Beginning tomorrow morning, bargain hunters in Quebec will be able to stock up on their favourite Dollarama merchandise when the discount retailer launches its first e-commerce website in a pilot project that will include home deliveries in the province.

The pilot project will only offer deliveries to home addresses in Quebec. Those customers will also be able to purchase items from the online store and pick up their orders from a third-party pickup site.

Dollarama spokesperson Lyla Radmanovich said the company has a partnership with UPS, which will give Quebec shoppers the ability to ship products to its various locations and pick them up there for free.

However, Radmanovich said Dollarama customers will still have to pay an $18 fixed shipping fee on every order.

Before customers start planning all of the $1 and $2 items they will put in their virtual shopping cart, Radmanovich stressed that the e-commerce site will be for bulk transactions only.

“It really is targeting small businesses or people looking to buy in bulk,” she told CTVNews.ca in a telephone interview from Montreal.

That means that products will be sold in bulk units instead of individually. For example, Radmanovich said a case of pencils will clearly state how many pencils it contains and customers can then select how many cases they would like to purchase.

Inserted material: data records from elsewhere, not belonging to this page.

template <class LDS>
__device__ __forceinline__ void coop26_store_partial(LDS& L, const Jac26& G, int wave, int lane) {
    if (wave == 0) {
        coop26_store_jac(L.pt[2], G, lane);
        lds_flag_post(&L.post[2]);
    } else if (wave == 3) {
        Jac26 G0, S;
        lds_flag_wait(&L.post[2]);
        coop26_load_jac(G0, L.pt[2], lane);
        CurveK1x::add(S, G0, G);
        coop26_store_jac(L.pt[3], S, lane);
    } else {
        coop26_store_jac(L.pt[wave == 1 ? 4 : 0], G, lane);
    }
}

template <class IO>
__device__ __forceinline__ void coop26_body(const IO& io, uint64_t n, const uint32_t* __restrict__ tab) {
    __shared__ Coop26Lds L;
    const int wave = threadIdx.x >> 6, lane = threadIdx.x & 63;
    const uint64_t i = static_cast<uint64_t>(blockIdx.x) * 64 + lane;
    const bool active = i < n;
    COOP_T(0);
    if (threadIdx.x == 0) {
        L.post[0] = 0u;
        L.post[1] = 0u;
        L.post[2] = 0u;
    }
    __syncthreads();
    fe r, s;
    uint32_t v = 0;
    bool ok = false;
    if (active) ok = io.rsv(i, r, s, v);
    else { fe_zero(r); fe_zero(s); }
    if (wave == 1 || wave == 2) {
        fe26 X, rhs;
        bool okr = recover_w(X, rhs, r, v, ok);
        if (wave == 2) {
            fe26 y, ny, t;
            fe26_sqrt_cand(y, rhs);
            fe26_sqr(t, y);
            fe26_sub<3>(t, t, rhs);
            okr = okr && fe26_is_zero(t);
            fe26_normalize(y);
            fe26_neg<2>(ny, y);
            fe26_normalize(ny);
            fe26_cmov(y, ny, (y.v[0] & 1u) != (v & 1u));
            lds_store_fe26(L.ys, y, lane);
            L.rflag[lane] = okr ? 2u : 0u;
            COOP_T(6);
        } else {
            Aff26 R;
            fe26_mul(R.x, rhs, X);
            fe26_sqr(R.y, rhs);
            coop26_table_to_lds<false>(L, R, lane);
            COOP_T(6);
        }
    }
    coop26_post_e_inv<false, false>(L, io, i, active, ok, r, s, wave, lane);
    if (wave != 2) {
        fe u1;
        coop26_u1_glv<false>(u1, L, ok, r, s, wave, lane);
        Jac26 G;
        int lo, hi;
        comb_share(lo, hi, kPairShare, wave);
        comb_range26w<8>(G, u1, tab, lo, hi);
        coop26_store_partial(L, G, wave, lane);
    }
    COOP_T(1);
    __syncthreads();
    const uint32_t flags = L.flags[lane] | L.rflag[lane];
    {
        Coop26Ctx c{&L, wave >> 1, wave & 1, lane, false};
        fe k;
        fe_zero(k);
#pragma unroll
        for (int q = 0; q < 4; ++q) k.v[q] = L.k[c.chain][q][lane];
        const bool neg = c.chain == 0 ? (flags & 4u) != 0 : (flags & 8u) != 0;
        const bool phi = c.chain == 1;
        Jac26 acc;
        CurveK1x::set_inf(acc);
        coop26_add_digit(acc, c, static_cast<int>(k.v[3] >> 31), neg, phi);
#pragma unroll 1
        for (int w = 31; w >= 0; --w) {
            coop26_dbl<0>(acc, c);
#ifdef BCOSGPU_COOP_TIMING
            c.probe = blockIdx.x == 0 && w == 20;
#endif
            coop26_dbl<3>(acc, c);
#ifdef BCOSGPU_COOP_TIMING
            c.probe = false;
            if (blockIdx.x == 0 && w == 20 && (threadIdx.x & 63) == 0) g_dbl_t[threadIdx.x >> 6][5] = clock64();
#endif
            coop26_dbl<0>(acc, c);
            coop26_dbl<3>(acc, c);
#ifdef BCOSGPU_COOP_TIMING
            if (blockIdx.x == 0 && w == 20 && (threadIdx.x & 63) == 0) g_dbl_t[threadIdx.x >> 6][6] = clock64();
#endif
            coop26_add_digit(acc, c, booth_digit128(k), neg, phi);
#ifdef BCOSGPU_COOP_TIMING
            if (blockIdx.x == 0 && w == 20 && (threadIdx.x & 63) == 0) g_dbl_t[threadIdx.x >> 6][7] = clock64();
#endif
        }
        COOP_T(2);
        if (c.role == 0) coop26_store_jac(L.pt[c.chain], acc, lane);
    }
    __syncthreads();
    if (wave == 1) {
        Jac26 G01, G2, U;
        coop26_load_jac(G01, L.pt[3], lane);
        coop26_load_jac(G2, L.pt[4], lane);
        CurveK1x::add(U, G01, G2);
        coop26_store_jac(L.pt[2], U, lane);
    } else if (wave == 0) {
        Jac26 P0, P1, Q;
        coop26_load_jac(P0, L.pt[0], lane);
        coop26_load_jac(P1, L.pt[1], lane);
        fe26 Zc, y;
        lds_load_fe26(Zc, L.zc, lane);
        lds_load_fe26(y, L.ys, lane);
        CurveK1x::add(Q, P0, P1);
        fe26_mul(Zc, Zc, y);
        fe26_mul(Q.Z, Q.Z, Zc);
        coop26_store_jac(L.pt[0], Q, lane);
    }
    __syncthreads();
    if (wave == 0 && active) {
        Jac26 Q, G, R;
        coop26_load_jac(Q, L.pt[0], lane);
        coop26_load_jac(G, L.pt[2], lane);
        CurveK1x::add(R, Q, G);
        const bool ok2 = (flags & 3u) == 3u && !R.inf;
        COOP_T(4);
        fe z, zi, ax, ay;
        fe26_to_fe(z, R.Z);
        FieldInv<FieldK1>::inv(zi, z);
        COOP_T(5);
        fe26 zi26, zi2, zi3, X, Y;
        fe26_from_fe(zi26, zi);
        fe26_sqr(zi2, zi26);
        fe26_mul(X, R.X, zi2);
        fe26_mul(zi3, zi2, zi26);
        fe26_mul(Y, R.Y, zi3);
        fe26_to_fe(ax, X);
        fe26_to_fe(ay, Y);
        uint32_t ad[5] = {0, 0, 0, 0, 0};
        if (ok2 && io.want_addr()) keccak_address(ad, ax, ay);
        io.finish(i, ok2, ad, &ax, &ay);
    }
    COOP_T(3);
}

constexpr int kTrioTxs = 40;
struct TrioSeat {
    int chain, tl;
    bool real;
    __device__ __forceinline__ TrioSeat(int wave, int lane, const TrioLane& T) {
        const int trio_idx = (lane & 15) / 3;
        chain = wave & 1;
        tl = (wave >> 1) * 20 + (lane >> 4) * 5 + (trio_idx < 5 ? trio_idx : 4);
        real = T.r2 && trio_idx < 5;
    }
};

In terms of what merchandise will be offered online, Radmanovich said there will be a “selection” of approximately 1,000 items that are regularly sold in stores.

“It’s not the full selection,” she said.

For comparison, Radmanovich said there are approximately 4,000 regular products and 700 seasonal items in a Dollarama store at any given time.

When asked how long the pilot project in Quebec is expected to last, Radmanovich said they don’t have a timeline for that yet. She said the Montreal-based dollar store chain will evaluate how the deliveries operate in the province before it expands the service to the rest of the country.

“You’ll have to wait and see, but obviously as that next step approaches, Dollarama will communicate it,” she said.

For now, Radmanovich said the company is hoping to address a need among small businesses and a subset of customers looking to buy in bulk.

The e-commerce pilot project has been in the works for two years, according to Radmanovich. Dollarama has been refocusing its priorities of late to compete with online giant Amazon and Asian retailers Miniso and Muji. Earlier this month, the company said it would focus its attention on its lowest-priced items. The announcement came as the discount retailer reported $133.5 million in earnings in its latest quarter, an increase of $3.4 million from the same time the year before.